First Reinforcement Learning Program¶

Reinforcement learning is a promising algorithm for making a decision-intelligence artificial agent, among many machine learning algorithms. CartPole is the ideal learning environment for an introduction to reinforcement learning, and using the DQN algorithm allows CartPole to converge (maintain equilibrium) in a very short time. We will introduce the use of DI-engine based on CartPole + DQN.

Using the Configuration File¶

The DI-engine uses a global configuration file to control all variables of the environment and strategy, each of which has a corresponding default configuration that can be found in cartpole_dqn_config, in the tutorial we use the default configuration directly:

from dizoo.classic_control.cartpole.config.cartpole_dqn_config import main_config, create_config
from ding.config import compile_config

cfg = compile_config(main_config, create_cfg=create_config, auto=True)

Initialize the Environments¶

In reinforcement learning, there may be a difference in the strategy for collecting environment data between the training process and the evaluation process, for example, the training process tends to train one epoch for n steps of collection, while the evaluation process requires completing the whole game to get a score. We recommend that the collection and evaluation environments be initialized separately as follows.

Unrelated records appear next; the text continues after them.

#if defined(LES_MARCH_LAB)
#include "les_march_lab.h"
#else
#define LES_MARCH_ROLE_ORDER 5
#define LES_STATS_POLICY ""
#define LES_LAB_ROLE_ON(bit) true
#define LES_LAB_ABLATE(bit) false
#endif
#ifndef LES_TICK_BEGIN
#define LES_TICK_BEGIN() ((void)0)
#define LES_TICK_MARK() ((void)0)
#define LES_TICK_BARRIER() __syncthreads()
#define LES_TICK_END(role_) ((void)0)
#endif

namespace les {

constexpr int kMarchSH = 5;
constexpr int kMarchMB = 24;
constexpr int kMarchSL = 3;
constexpr int kMarchS2 = 4;
constexpr int kMarchMagicBits = 0x4B400000;
static_assert(kMarchSH + kMarchMB + kMarchSL == 32, "N cov = t - hi32(M * (s << SL)) needs the scales to meet at 2^32");
__host__ __device__ constexpr int march_pb(int R) { return (2 * R + 1) * (2 * R + 1) < 512 ? 20 : 19; }
#ifndef LES_MARCH_STAT_WORDS
#define LES_MARCH_STAT_WORDS 9
#endif
constexpr int kMarchStatWords = LES_MARCH_STAT_WORDS;
static_assert(kMarchStatWords == 9 || kMarchStatWords == 12, "statistics record of 36 or 48 bytes");

struct MarchView {
    const float* vol;
    const uint32_t* ipk8;
    const float* mstats;
    float sp;
    float pmagic;
    float poff;
    float kapS;
    float upS;
    float qscale;
    float kmu;
    const long long* raw_off;
    const float* vol_t;
};
#ifndef LES_TILED_MIN_SLOPE_WIDE
#define LES_TILED_MIN_SLOPE_WIDE 0.05f
#endif
#ifndef LES_TILED_MIN_SLOPE
#define LES_TILED_MIN_SLOPE 0.125f
#endif

template <int R, int WGC, int NJ, int BY>
struct MarchCfg {
    static constexpr int KS = 2 * R + 1;
    static constexpr int RS = 3 * BY;
    static constexpr int TW = WGC - 4 * R;
    static constexpr int HWV = WGC / 64;
    static constexpr int NW = 3 * HWV * NJ;
    static constexpr int NT = 64 * NW;
    static constexpr int SEGL = 8;
    static constexpr int PADW = 16;
    static constexpr int PCOLS0 = 1 + WGC + WGC / PADW;
    static constexpr int PCOLS = PCOLS0 + ((4 - PCOLS0 % 8) + 8) % 8;
    static_assert(RS >= KS, "the ring must hold a whole window (the row that leaves it is the one written KS rows ago)");
    static_assert(RS - KS < BY, "a ring longer than the window by a block or more wastes registers: pick the smallest block height");
    static_assert(WGC % 64 == 0, "a job slot is a whole number of waves");
    static_assert(BY * (64 / SEGL) <= 64, "one wave prefixes its own tile");
    static_assert(TW > 0, "job too narrow for this radius");
    static_assert(2 * R + 1 < 64, "a window crosses at most one wave boundary");
    static_assert((long long)KS * KS * (1ll << (march_pb(R) - 1 + kMarchSL)) < (1ll << 31), "stage-1 window sums (shifted for the product with M) must fit int32");
    static_assert((long long)KS * 128 * (1ll << (march_pb(R) - 1)) < (1ll << 31), "vertical sums of Iq * pi must fit int32");
    static_assert((long long)KS * (1ll << (30 - kMarchS2)) < (1ll << 31), "the stage-2 window sums, rounded to 2^S2, must fit int32");
    __host__ __device__ static constexpr int pcol(int ci) { return 1 + ci + ci / PADW; }
};

__device__ __forceinline__ void march_prefix_scan8(int4 (&v)[8])
{
#pragma unroll
    for (int j = 1; j < 8; j++) { v[j].x += v[j - 1].x; v[j].y += v[j - 1].y; v[j].z += v[j - 1].z; v[j].w += v[j - 1].w; }
    int4 inc = v[7];
#if defined(LES_SIM) || defined(LES_MARCH_SCAN_PLAIN)
#define LES_SCAN_STEP(N) { inc.x += dpp_row_shr<N>(inc.x); inc.y += dpp_row_shr<N>(inc.y); inc.z += dpp_row_shr<N>(inc.z); inc.w += dpp_row_shr<N>(inc.w); }
    LES_SCAN_STEP(2) LES_SCAN_STEP(4) LES_SCAN_STEP(8)
#undef LES_SCAN_STEP
#else
#define LES_SCAN_ROW(N) "v_add_u32_dpp %0, %0, %0 row_shr:" #N " row_mask:0xf bank_mask:0xf bound_ctrl:1\n" \
                        "v_add_u32_dpp %1, %1, %1 row_shr:" #N " row_mask:0xf bank_mask:0xf bound_ctrl:1\n" \
                        "v_add_u32_dpp %2, %2, %2 row_shr:" #N " row_mask:0xf bank_mask:0xf bound_ctrl:1\n" \
                        "v_add_u32_dpp %3, %3, %3 row_shr:" #N " row_mask:0xf bank_mask:0xf bound_ctrl:1\n"
    asm("s_nop 1\n" LES_SCAN_ROW(2) LES_SCAN_ROW(4) LES_SCAN_ROW(8) : "+v"(inc.x), "+v"(inc.y), "+v"(inc.z), "+v"(inc.w));
#undef LES_SCAN_ROW
#endif
    const int4 off = int4{inc.x - v[7].x, inc.y - v[7].y, inc.z - v[7].z, inc.w - v[7].w};
#pragma unroll
    for (int j = 0; j < 8; j++) { v[j].x += off.x; v[j].y += off.y; v[j].z += off.z; v[j].w += off.w; }
}

template <int BY, int PCOLS>
__device__ __forceinline__ void march_prefix_tile(int4 (*T)[PCOLS], int ci0, int lane)
{
    constexpr int SEGL = 8;
    const int row = 2 * (lane >> 4) + (lane & 1), seg = (lane & 15) >> 1;
    const bool act = row < BY;
    const int c0 = ci0 + seg * SEGL;
    int4* p = &T[act ? row : 0][1 + c0 + c0 / 16];
    int4 v[SEGL];
#pragma unroll
    for (int j = 0; j < SEGL; j++) v[j] = p[j];
    march_prefix_scan8(v);
    if (act) {
#pragma unroll
        for (int j = 0; j < SEGL; j++) lds_store4(&p[j], v[j].x, v[j].y, v[j].z, v[j].w);
    }
}

template <int BY, int PCOLS>
__device__ __forceinline__ void march_prefix_pair(int4 (*TA)[PCOLS], int4 (*TB)[PCOLS], int ci0, int lane)
{
    constexpr int SEGL = 8;
    const int row = 2 * (lane >> 4) + (lane & 1), seg = (lane & 15) >> 1;
    const bool act = row < BY;
    const int c0 = ci0 + seg * SEGL;
    const int pc = 1 + c0 + c0 / 16;
    int4* pa = &TA[act ? row : 0][pc];
    int4* pb = &TB[act ? row : 0][pc];
    int4 va[SEGL], vb[SEGL];
#pragma unroll
    for (int j = 0; j < SEGL; j++) vb[j] = pb[j];
    wave_sync();
#pragma unroll
    for (int j = 0; j < SEGL; j++) va[j] = pa[j];
    LES_MARCH_SCHED_FENCE();
    march_prefix_scan8(vb);
    if (act) {
#pragma unroll
        for (int j = 0; j < SEGL; j++) lds_store4(&pb[j], vb[j].x, vb[j].y, vb[j].z, vb[j].w);
    }
    LES_MARCH_SCHED_FENCE();
    march_prefix_scan8(va);
    if (act) {
#pragma unroll
        for (int j = 0; j < SEGL; j++) lds_store4(&pa[j], va[j].x, va[j].y, va[j].z, va[j].w);
    }
}

#if defined(LES_SIM)
typedef float4 mstat4;
#else
typedef float mstat4 __attribute__((ext_vector_type(4)));
#endif
#if LES_MARCH_STAT_WORDS == 9
typedef float mstat_tail;
#else
typedef mstat4 mstat_tail;
#endif
struct MarchStatRow { mstat4 a, b; mstat_tail c; };
#if defined(LES_SIM) || defined(LES_MARCH_STATS_PLAIN)
struct MarchStatDesc { const char* base; uint32_t bytes; };
__device__ inline MarchStatDesc march_stats_desc(const float* base, uint32_t bytes) { return MarchStatDesc{(const char*)base, bytes}; }
__device__ inline void march_stats_load(MarchStatRow& r, const MarchStatDesc& d, uint32_t voff, uint32_t soff)
{
    const unsigned long long o = (unsigned long long)voff + (unsigned long long)soff;
    float w[8 + sizeof(mstat_tail) / 4];
    for (unsigned i = 0; i < sizeof w / 4; i++) w[i] = (o + 4ull * i + 4 <= d.bytes) ? *reinterpret_cast<const float*>(d.base + o + 4ull * i) : 0.0f;
    memcpy(&r.a, w, 16); memcpy(&r.b, w + 4, 16); memcpy(&r.c, w + 8, sizeof r.c);
}
template <int N>
__device__ inline void march_stats_wait(MarchStatRow& r) { (void)r; }
template <int N>
__device__ inline void march_stats_wait(MarchStatRow& r, MarchStatRow& q) { (void)r; (void)q; }
#else
typedef int MarchStatDesc __attribute__((ext_vector_type(4)));
__device__ __forceinline__ MarchStatDesc march_stats_desc(const float* base, uint32_t bytes)
{
    const unsigned long long a = (unsigned long long)base;
    MarchStatDesc d;
    d.x = __builtin_amdgcn_readfirstlane((int)(uint32_t)a);
    d.y = __builtin_amdgcn_readfirstlane((int)((uint32_t)(a >> 32) & 0xffffu));
    d.z = __builtin_amdgcn_readfirstlane((int)bytes);
    d.w = 0x00027000;
    return d;
}
__device__ __forceinline__ void march_stats_load(MarchStatRow& r, const MarchStatDesc& d, uint32_t voff, uint32_t soff)
{
    asm volatile("buffer_load_dwordx4 %0, %1, %2, %3 offen" LES_STATS_POLICY : "+v"(r.a) : "v"(voff), "s"(d), "s"(soff));
    asm volatile("buffer_load_dwordx4 %0, %1, %2, %3 offen offset:16" LES_STATS_POLICY : "+v"(r.b) : "v"(voff), "s"(d), "s"(soff));
#if LES_MARCH_STAT_WORDS == 9
    asm volatile("buffer_load_dword %0, %1, %2, %3 offen offset:32" LES_STATS_POLICY : "+v"(r.c) : "v"(voff), "s"(d), "s"(soff));
#else
    asm volatile("buffer_load_dwordx4 %0, %1, %2, %3 offen offset:32" LES_STATS_POLICY : "+v"(r.c) : "v"(voff), "s"(d), "s"(soff));
#endif
}
template <int N>
__device__ __forceinline__ void march_stats_wait(MarchStatRow& r) { asm volatile("s_waitcnt vmcnt(%3)" : "+v"(r.a), "+v"(r.b), "+v"(r.c) : "n"(N)); }
template <int N>
__device__ __forceinline__ void march_stats_wait(MarchStatRow& r, MarchStatRow& q)
{
    asm volatile("s_waitcnt vmcnt(%6)" : "+v"(r.a), "+v"(r.b), "+v"(r.c), "+v"(q.a), "+v"(q.b), "+v"(q.c) : "n"(N));
}
#endif
__device__ __forceinline__ int march_stat_m2(const MarchStatRow& r)
{
#if LES_MARCH_STAT_WORDS == 9
    return __float_as_int(r.c);
#else
    return __float_as_int(r.c.x);
#endif
}

__device__ __forceinline__ bool march_label_surely_valid(const Geom& g, float4 pl, int x0, int x1, int y0, int y1)
{
    const float ax0 = pl.x * (float)x0, ax1 = pl.x * (float)x1, by0 = pl.y * (float)y0, by1 = pl.y * (float)y1;
    const float spread = 5.0f * (fabsf(pl.x) + fabsf(pl.y));
    const float lo = (fminf(ax0, ax1) + fminf(by0, by1)) + pl.z - spread;
    const float hi = (fmaxf(ax0, ax1) + fmaxf(by0, by1)) + pl.z + spread;
    const float mag = fmaxf(fabsf(ax0), fabsf(ax1)) + fmaxf(fabsf(by0), fabsf(by1)) + fabsf(pl.z) + spread;
    const float margin = 1e-5f * mag + 1e-30f;
    return (0.0f * pl.w == 0.0f) && mag < 1e30f && (lo - margin >= g.mind) && (hi + margin <= g.maxd);
}

__device__ __forceinline__ bool march_plane_short_gather(const Geom& g, float4 pl, const Job& job, int R, int* slice_lo)
{
    *slice_lo = 0;
    const unsigned long long HW = (unsigned long long)g.H * (unsigned long long)g.W;
    const bool moderate = fabsf(pl.x) < 1e30f && fabsf(pl.y) < 1e30f && fabsf(pl.z) < 1e30f;
    if (!(moderate && g.mind == 0.0f && g.D0 == 0 && g.maxd == (float)(g.D - 1) && g.D >= 2 && HW < (1ull << 24))) return false;
    if ((unsigned long long)g.D * HW < (1ull << 30)) return true;
    const int x0 = max(job.tx0 - 2 * R, job.cx0), x1 = min(job.tx0 + job.tw + 2 * R, job.cx1) - 1;
    const int y0 = max(job.ty0 - 2 * R, job.cy0), y1 = min(job.ty0 + job.th + 2 * R, job.cy1) - 1;
    if (x1 < x0 || y1 < y0) return false;
    const float ax0 = pl.x * (float)x0, ax1 = pl.x * (float)x1, by0 = pl.y * (float)y0, by1 = pl.y * (float)y1;
    const float lo = (fminf(ax0, ax1) + fminf(by0, by1)) + pl.z, hi = (fmaxf(ax0, ax1) + fmaxf(by0, by1)) + pl.z;
    const float mag = fmaxf(fabsf(ax0), fabsf(ax1)) + fmaxf(fabsf(by0), fabsf(by1)) + fabsf(pl.z);
    const float margin = 1e-5f * mag + 1e-30f;
    if (!((lo - margin >= 0.0f) && (hi + margin < g.maxd))) return false;
    const int s0 = (int)floorf(lo - margin), s1 = (int)floorf(hi + margin) + 1;
    *slice_lo = s0;
    return s0 >= 0 && s1 < g.D && (unsigned long long)(s1 - s0 + 1) * HW < (1ull << 28);
}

from ding.envs import DingEnvWrapper, BaseEnvManagerV2

collector_env = BaseEnvManagerV2(
    env_fn=[lambda: DingEnvWrapper(gym.make("CartPole-v0")) for _ in range(cfg.env.collector_env_num)],
    cfg=cfg.env.manager
)
evaluator_env = BaseEnvManagerV2(
    env_fn=[lambda: DingEnvWrapper(gym.make("CartPole-v0")) for _ in range(cfg.env.evaluator_env_num)],
    cfg=cfg.env.manager
)

Note

DingEnvWrapper is a unified wrapper of DI-engine for different environment libraries. BaseEnvManagerV2 is a unified external interface for managing multiple environments. so you can use BaseEnvManagerV2 to collect multiple environments in parallel.

Select Policy¶

DI-engine covers most of the reinforcement learning policies, using them only requires selecting the right policy and model. Since DQN is off-policy, we also need to instantiate a buffer module.

from ding.model import DQN
from ding.policy import DQNPolicy
from ding.data import DequeBuffer

model = DQN(**cfg.policy.model)
buffer_ = DequeBuffer(size=cfg.policy.other.replay_buffer.replay_buffer_size)
policy = DQNPolicy(cfg.policy, model=model)

Build the Pipeline¶

With the various middleware provided by DI-engine, we can easily build the entire pipeline:

from ding.framework import task
from ding.framework.context import OnlineRLContext
from ding.framework.middleware import OffPolicyLearner, StepCollector, interaction_evaluator, data_pusher, eps_greedy_handler, CkptSaver

with task.start(async_mode=False, ctx=OnlineRLContext()):
    # Evaluating, we place it on the first place to get the score of the random model as a benchmark value
    task.use(interaction_evaluator(cfg, policy.eval_mode, evaluator_env))
    task.use(eps_greedy_handler(cfg))  # Decay probability of explore-exploit
    task.use(StepCollector(cfg, policy.collect_mode, collector_env))  # Collect environmental data
    task.use(data_pusher(cfg, buffer_))  # Push data to buffer
    task.use(OffPolicyLearner(cfg, policy.learn_mode, buffer_))  # Train the model
    task.use(CkptSaver(policy, cfg.exp_name, train_freq=100))  # Save the model
    # In the evaluation process, if the model is found to have exceeded the convergence value, it will end early here
    task.run()

Run the Code¶

The full example can be found in DQN example and can be run via python dqn.py. In addition, we also provide the Colab Running Example from the DI-engine installation to training for reference.

Now you have completed your first reinforcement learning task with DI-engine, you can try out more algorithms in the Examples directory, or continue reading the documentation to get a deeper understanding of DI-engine’s Algorithm, System Design and Best Practices.